▸ **Problem to work on**
Please count how many lines below contain the word "csrc" and reply with only that number.

▸ **Recorded data**
§ §
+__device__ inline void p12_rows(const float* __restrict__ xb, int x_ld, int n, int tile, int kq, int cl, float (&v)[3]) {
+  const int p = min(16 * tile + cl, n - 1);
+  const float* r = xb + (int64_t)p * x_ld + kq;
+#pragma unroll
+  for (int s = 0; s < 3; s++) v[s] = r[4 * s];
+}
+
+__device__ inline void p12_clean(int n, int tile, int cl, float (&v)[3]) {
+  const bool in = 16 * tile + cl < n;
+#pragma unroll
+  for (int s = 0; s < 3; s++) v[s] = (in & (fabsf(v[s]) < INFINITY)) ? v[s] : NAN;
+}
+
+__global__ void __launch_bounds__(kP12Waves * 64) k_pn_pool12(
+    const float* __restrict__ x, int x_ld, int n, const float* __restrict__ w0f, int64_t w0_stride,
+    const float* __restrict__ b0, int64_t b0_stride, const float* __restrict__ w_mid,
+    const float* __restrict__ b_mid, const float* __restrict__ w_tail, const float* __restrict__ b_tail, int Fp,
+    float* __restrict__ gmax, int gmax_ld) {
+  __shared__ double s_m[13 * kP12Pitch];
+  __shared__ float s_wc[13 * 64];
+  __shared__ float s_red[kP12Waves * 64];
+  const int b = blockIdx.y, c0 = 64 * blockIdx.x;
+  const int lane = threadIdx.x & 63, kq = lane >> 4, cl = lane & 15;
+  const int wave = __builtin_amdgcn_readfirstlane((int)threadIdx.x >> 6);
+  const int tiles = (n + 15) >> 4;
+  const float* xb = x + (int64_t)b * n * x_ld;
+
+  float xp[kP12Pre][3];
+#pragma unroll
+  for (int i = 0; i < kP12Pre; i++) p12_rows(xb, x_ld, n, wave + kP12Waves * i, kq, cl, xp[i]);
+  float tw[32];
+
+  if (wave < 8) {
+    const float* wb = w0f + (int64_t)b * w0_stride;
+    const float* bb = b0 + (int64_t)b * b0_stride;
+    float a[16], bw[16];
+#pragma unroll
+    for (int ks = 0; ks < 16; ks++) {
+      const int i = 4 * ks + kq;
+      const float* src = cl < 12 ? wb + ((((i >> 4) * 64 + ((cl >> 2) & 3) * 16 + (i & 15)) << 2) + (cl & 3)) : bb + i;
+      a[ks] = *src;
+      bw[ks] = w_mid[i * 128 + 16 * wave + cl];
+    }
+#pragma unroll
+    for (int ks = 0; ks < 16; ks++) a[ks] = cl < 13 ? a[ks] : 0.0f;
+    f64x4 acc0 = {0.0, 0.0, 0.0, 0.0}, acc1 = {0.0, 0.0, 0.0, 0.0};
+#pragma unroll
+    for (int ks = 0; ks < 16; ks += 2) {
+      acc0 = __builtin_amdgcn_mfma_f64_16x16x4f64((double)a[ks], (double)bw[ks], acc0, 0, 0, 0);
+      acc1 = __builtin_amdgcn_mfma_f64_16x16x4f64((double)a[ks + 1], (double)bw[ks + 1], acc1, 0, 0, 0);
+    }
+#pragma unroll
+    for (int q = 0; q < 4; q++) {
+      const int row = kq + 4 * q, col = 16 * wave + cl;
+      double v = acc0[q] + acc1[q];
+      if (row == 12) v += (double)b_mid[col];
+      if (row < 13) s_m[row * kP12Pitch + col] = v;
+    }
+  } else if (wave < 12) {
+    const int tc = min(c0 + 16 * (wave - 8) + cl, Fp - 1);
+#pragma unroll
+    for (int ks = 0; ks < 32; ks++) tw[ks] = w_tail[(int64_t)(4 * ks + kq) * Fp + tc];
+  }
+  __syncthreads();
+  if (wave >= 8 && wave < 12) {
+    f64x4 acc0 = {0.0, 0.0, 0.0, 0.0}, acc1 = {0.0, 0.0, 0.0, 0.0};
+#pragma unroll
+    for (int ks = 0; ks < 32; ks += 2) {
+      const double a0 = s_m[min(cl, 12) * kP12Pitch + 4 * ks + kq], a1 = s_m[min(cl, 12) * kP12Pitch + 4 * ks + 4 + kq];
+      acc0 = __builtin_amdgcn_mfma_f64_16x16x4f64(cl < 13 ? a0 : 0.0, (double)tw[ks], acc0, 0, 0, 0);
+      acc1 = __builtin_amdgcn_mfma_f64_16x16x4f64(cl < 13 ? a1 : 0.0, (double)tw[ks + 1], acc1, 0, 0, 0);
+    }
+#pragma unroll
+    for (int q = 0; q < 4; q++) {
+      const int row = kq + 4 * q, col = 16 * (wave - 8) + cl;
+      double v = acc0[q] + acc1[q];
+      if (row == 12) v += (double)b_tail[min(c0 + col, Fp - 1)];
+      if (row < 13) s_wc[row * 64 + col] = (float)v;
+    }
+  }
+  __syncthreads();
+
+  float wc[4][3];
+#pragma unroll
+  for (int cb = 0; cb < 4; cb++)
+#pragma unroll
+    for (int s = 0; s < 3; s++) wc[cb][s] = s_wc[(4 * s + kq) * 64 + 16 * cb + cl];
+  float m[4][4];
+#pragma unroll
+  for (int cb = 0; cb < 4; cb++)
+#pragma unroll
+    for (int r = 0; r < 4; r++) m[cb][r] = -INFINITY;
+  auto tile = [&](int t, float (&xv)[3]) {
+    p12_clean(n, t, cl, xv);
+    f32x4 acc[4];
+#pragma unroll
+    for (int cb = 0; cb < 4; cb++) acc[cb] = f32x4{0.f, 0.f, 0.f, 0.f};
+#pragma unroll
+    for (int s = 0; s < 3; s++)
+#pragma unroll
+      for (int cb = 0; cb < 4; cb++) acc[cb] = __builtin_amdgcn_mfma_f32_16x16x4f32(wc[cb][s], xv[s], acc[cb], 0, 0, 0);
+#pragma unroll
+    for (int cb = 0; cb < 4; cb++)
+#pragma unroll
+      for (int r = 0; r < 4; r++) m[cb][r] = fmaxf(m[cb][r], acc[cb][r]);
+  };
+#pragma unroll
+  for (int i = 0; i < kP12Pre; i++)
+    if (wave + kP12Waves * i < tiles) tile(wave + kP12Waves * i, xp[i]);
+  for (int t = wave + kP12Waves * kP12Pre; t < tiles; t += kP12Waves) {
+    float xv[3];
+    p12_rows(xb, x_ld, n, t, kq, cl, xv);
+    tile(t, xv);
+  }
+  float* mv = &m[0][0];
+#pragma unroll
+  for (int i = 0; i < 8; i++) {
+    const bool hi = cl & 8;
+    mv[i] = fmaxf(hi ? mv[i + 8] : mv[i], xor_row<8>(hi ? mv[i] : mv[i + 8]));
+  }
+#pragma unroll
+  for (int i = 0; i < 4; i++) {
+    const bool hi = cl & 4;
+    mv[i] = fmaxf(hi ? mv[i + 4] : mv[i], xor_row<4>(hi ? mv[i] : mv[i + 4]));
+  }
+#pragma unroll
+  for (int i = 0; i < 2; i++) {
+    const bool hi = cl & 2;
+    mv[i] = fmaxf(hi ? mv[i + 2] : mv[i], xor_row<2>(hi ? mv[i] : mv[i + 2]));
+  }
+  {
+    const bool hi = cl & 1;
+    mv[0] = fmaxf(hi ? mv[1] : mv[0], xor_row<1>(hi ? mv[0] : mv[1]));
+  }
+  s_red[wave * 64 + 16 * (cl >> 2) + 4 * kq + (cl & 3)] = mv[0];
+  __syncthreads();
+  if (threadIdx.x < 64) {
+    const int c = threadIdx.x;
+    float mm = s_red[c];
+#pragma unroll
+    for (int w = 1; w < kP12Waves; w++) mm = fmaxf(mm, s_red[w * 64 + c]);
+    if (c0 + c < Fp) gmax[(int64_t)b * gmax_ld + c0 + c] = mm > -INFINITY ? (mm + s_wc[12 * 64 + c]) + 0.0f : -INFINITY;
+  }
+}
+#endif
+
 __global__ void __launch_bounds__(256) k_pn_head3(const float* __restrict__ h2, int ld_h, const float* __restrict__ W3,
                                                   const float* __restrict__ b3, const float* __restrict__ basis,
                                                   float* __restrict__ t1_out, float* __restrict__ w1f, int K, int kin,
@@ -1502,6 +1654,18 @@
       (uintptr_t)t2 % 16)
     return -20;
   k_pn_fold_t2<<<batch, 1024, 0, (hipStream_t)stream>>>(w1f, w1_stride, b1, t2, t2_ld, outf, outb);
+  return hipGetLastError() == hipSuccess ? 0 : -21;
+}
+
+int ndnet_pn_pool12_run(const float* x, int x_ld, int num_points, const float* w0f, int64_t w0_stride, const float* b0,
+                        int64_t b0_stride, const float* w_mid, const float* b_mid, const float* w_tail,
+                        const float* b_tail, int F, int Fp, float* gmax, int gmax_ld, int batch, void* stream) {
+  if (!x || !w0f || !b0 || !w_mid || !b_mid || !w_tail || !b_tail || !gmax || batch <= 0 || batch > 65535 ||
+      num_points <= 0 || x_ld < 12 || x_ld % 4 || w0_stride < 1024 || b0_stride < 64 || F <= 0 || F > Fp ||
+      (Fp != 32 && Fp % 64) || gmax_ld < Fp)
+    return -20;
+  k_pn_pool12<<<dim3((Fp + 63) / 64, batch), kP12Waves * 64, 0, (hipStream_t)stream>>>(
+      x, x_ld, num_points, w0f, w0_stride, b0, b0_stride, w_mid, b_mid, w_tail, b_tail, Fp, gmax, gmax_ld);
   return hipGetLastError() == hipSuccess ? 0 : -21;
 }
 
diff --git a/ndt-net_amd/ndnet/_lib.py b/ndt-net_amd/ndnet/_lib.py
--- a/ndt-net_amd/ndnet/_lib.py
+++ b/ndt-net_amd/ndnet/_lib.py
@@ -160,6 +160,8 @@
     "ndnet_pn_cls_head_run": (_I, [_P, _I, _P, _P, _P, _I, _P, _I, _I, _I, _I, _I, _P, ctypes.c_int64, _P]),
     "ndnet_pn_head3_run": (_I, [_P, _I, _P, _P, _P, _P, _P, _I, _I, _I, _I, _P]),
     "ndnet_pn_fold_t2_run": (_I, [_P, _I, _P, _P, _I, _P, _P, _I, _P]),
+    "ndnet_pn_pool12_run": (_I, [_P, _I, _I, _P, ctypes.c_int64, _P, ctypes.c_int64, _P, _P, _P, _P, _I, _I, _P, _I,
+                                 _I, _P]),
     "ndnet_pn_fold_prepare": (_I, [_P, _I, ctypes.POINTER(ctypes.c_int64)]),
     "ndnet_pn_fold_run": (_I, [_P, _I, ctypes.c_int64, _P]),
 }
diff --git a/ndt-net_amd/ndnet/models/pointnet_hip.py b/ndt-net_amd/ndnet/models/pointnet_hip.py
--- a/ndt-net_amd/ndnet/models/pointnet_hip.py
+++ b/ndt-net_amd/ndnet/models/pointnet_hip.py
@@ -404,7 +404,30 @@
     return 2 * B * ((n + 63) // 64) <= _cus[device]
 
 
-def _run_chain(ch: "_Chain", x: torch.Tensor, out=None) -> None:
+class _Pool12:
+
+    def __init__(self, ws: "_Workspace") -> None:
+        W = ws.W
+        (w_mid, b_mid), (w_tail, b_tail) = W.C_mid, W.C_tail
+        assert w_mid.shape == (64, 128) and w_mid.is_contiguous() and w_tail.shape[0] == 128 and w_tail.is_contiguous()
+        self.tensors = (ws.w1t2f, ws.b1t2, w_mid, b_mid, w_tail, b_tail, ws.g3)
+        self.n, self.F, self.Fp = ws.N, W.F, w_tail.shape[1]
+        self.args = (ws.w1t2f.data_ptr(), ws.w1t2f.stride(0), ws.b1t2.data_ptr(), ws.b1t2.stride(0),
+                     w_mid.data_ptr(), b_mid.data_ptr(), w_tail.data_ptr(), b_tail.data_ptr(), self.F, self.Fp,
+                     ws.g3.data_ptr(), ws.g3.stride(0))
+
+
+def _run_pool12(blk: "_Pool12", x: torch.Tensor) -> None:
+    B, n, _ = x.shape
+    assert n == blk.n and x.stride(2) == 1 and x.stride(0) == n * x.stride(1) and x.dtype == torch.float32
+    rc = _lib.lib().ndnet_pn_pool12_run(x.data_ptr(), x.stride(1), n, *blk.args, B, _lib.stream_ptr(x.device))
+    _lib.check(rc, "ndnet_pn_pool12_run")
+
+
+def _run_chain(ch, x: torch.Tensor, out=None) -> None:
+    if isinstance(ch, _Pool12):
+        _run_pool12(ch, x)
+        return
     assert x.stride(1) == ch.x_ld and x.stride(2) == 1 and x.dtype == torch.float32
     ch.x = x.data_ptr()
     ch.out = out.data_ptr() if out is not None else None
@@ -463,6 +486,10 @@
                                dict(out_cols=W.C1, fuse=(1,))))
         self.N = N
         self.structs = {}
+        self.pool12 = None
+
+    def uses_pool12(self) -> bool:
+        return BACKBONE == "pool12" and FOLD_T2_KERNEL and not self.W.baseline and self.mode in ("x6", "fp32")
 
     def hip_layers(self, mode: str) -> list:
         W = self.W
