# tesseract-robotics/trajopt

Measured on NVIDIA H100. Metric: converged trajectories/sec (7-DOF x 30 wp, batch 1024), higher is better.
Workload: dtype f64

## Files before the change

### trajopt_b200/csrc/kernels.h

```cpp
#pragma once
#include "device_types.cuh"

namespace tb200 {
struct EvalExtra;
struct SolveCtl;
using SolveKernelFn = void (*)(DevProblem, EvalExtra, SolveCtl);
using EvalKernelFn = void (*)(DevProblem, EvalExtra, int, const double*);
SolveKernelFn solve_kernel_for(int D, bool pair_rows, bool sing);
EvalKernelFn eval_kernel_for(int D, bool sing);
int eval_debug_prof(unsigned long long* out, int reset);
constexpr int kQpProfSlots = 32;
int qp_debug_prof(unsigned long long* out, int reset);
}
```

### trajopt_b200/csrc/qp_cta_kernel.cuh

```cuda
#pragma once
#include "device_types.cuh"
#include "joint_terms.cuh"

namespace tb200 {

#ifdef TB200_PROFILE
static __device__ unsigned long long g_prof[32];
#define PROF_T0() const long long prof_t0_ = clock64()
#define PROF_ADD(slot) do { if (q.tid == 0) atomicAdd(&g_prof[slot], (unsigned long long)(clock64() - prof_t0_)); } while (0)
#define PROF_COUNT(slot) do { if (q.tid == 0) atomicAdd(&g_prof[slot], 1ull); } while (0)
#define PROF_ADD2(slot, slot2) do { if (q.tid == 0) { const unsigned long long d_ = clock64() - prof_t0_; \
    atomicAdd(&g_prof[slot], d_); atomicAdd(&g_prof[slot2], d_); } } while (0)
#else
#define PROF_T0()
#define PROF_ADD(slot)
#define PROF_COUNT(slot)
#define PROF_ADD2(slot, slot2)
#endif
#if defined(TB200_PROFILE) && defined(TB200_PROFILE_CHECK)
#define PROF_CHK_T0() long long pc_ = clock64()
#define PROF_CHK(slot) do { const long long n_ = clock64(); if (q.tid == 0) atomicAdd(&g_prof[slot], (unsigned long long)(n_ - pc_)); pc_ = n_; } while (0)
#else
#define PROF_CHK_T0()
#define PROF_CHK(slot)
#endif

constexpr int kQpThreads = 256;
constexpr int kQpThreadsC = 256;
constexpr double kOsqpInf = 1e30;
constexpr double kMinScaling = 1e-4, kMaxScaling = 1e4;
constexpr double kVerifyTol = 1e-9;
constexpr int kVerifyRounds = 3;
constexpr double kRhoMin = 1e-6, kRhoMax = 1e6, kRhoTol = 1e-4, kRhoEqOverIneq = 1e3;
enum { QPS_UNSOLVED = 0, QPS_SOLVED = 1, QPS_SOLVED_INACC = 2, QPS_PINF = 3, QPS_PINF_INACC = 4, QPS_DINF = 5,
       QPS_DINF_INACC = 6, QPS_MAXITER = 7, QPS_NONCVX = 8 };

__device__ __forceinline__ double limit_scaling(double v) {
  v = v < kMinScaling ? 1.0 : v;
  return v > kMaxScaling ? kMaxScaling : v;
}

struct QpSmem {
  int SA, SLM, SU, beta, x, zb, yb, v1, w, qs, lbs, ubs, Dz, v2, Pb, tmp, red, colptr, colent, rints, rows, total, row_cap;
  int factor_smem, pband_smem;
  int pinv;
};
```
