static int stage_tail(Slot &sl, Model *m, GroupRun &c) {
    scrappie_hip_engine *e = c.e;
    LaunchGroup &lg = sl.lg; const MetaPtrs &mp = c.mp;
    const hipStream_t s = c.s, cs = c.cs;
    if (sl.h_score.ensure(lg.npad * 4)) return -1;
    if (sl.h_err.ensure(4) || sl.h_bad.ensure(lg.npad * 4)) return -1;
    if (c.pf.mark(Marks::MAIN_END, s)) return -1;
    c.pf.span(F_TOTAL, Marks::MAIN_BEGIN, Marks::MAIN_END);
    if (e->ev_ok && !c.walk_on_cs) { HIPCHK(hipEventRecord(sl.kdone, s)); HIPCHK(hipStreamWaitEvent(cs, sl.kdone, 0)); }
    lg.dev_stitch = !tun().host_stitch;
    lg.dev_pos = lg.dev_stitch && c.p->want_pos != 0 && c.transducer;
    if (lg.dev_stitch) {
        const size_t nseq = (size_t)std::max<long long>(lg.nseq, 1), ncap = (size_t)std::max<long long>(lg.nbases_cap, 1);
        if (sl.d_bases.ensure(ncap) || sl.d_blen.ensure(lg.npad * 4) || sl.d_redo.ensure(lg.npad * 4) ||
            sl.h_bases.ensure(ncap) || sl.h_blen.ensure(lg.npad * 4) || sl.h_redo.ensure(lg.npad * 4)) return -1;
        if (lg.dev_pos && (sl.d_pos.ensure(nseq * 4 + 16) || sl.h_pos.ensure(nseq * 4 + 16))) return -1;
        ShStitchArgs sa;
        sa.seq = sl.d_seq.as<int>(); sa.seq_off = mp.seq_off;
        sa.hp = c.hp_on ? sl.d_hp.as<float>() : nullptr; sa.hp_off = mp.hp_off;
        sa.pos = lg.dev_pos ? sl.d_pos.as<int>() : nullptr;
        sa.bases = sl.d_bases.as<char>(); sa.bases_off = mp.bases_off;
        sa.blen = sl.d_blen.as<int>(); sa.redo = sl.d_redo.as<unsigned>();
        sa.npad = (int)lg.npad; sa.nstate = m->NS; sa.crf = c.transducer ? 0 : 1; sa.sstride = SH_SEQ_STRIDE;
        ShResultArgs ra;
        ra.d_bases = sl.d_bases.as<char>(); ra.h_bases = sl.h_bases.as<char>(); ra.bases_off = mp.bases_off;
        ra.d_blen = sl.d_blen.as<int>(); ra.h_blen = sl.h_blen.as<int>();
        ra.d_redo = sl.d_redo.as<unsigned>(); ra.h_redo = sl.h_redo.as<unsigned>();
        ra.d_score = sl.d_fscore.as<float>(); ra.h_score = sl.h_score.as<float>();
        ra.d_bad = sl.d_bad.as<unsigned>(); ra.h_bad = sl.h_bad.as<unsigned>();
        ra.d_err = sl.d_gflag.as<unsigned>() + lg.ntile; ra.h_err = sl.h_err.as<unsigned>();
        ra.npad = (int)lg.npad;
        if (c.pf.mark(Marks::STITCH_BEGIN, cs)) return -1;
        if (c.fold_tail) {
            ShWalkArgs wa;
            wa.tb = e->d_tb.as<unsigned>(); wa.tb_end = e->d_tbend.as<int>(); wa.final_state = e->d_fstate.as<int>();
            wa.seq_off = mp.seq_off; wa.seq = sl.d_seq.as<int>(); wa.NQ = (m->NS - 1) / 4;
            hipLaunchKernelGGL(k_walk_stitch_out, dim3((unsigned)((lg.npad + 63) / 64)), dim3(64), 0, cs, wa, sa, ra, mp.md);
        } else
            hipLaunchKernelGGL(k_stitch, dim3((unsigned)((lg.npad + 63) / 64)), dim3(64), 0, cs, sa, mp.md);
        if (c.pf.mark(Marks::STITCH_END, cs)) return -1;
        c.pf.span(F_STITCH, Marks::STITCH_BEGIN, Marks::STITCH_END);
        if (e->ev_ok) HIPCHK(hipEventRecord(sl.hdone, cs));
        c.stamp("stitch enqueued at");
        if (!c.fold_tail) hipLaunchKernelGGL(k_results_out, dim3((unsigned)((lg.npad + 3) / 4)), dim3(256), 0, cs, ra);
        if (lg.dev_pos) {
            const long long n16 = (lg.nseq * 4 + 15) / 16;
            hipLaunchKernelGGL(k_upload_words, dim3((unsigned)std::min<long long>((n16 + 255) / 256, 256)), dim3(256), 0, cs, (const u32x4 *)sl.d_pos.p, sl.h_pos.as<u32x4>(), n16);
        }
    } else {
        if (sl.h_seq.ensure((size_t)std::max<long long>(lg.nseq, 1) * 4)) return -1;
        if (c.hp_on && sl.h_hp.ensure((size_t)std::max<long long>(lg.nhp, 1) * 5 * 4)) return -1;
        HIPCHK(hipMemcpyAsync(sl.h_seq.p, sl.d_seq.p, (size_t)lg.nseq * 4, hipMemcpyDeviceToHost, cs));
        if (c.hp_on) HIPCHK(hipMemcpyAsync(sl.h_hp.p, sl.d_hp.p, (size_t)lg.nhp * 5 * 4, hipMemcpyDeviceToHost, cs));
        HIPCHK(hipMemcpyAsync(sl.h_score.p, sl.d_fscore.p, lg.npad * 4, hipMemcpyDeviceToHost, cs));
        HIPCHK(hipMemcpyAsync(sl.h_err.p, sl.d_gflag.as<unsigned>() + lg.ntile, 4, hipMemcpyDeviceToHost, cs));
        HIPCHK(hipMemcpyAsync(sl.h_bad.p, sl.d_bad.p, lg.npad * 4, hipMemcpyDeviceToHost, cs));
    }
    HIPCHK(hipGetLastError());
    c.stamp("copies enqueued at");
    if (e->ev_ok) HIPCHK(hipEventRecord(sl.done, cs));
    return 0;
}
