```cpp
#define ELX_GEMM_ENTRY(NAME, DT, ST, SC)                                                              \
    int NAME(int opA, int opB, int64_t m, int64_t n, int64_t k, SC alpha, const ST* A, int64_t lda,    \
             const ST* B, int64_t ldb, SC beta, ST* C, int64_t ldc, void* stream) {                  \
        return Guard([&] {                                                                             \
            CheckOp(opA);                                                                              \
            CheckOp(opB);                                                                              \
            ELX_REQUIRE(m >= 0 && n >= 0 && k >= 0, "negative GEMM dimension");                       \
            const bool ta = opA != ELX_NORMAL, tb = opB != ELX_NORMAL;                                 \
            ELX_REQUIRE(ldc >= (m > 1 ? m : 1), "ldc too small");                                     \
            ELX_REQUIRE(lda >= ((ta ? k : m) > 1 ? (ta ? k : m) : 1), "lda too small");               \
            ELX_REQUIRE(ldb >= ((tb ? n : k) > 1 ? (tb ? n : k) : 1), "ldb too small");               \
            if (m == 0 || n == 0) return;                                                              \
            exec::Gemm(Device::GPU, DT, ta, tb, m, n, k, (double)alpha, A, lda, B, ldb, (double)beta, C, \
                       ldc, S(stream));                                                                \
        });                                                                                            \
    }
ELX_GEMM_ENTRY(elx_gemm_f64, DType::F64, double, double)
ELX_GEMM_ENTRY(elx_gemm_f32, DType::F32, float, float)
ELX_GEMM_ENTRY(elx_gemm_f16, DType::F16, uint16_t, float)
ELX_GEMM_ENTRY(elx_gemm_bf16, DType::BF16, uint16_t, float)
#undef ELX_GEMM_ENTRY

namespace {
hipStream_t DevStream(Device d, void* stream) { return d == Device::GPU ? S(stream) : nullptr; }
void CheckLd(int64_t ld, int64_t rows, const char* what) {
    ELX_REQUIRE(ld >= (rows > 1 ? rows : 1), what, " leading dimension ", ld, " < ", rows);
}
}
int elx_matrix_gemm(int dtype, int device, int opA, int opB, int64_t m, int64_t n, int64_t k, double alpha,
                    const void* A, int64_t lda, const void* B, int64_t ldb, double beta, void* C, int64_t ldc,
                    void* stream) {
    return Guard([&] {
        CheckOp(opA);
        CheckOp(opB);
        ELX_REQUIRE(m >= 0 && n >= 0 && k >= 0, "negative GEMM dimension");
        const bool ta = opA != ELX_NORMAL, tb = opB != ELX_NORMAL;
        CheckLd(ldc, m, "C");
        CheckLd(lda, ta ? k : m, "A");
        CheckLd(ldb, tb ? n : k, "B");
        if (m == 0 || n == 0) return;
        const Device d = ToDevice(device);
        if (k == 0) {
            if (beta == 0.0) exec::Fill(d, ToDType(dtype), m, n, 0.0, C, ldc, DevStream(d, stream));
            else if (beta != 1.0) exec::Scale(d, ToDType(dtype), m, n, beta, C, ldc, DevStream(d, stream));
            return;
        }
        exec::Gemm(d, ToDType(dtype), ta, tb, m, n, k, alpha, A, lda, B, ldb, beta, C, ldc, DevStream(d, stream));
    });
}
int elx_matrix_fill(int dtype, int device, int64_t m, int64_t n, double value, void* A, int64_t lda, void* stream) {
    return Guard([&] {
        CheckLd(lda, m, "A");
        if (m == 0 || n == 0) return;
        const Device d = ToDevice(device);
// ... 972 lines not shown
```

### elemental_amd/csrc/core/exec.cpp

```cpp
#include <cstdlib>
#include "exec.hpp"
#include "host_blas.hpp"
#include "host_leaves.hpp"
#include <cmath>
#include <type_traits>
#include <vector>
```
§ §
▸ **Your solution**
3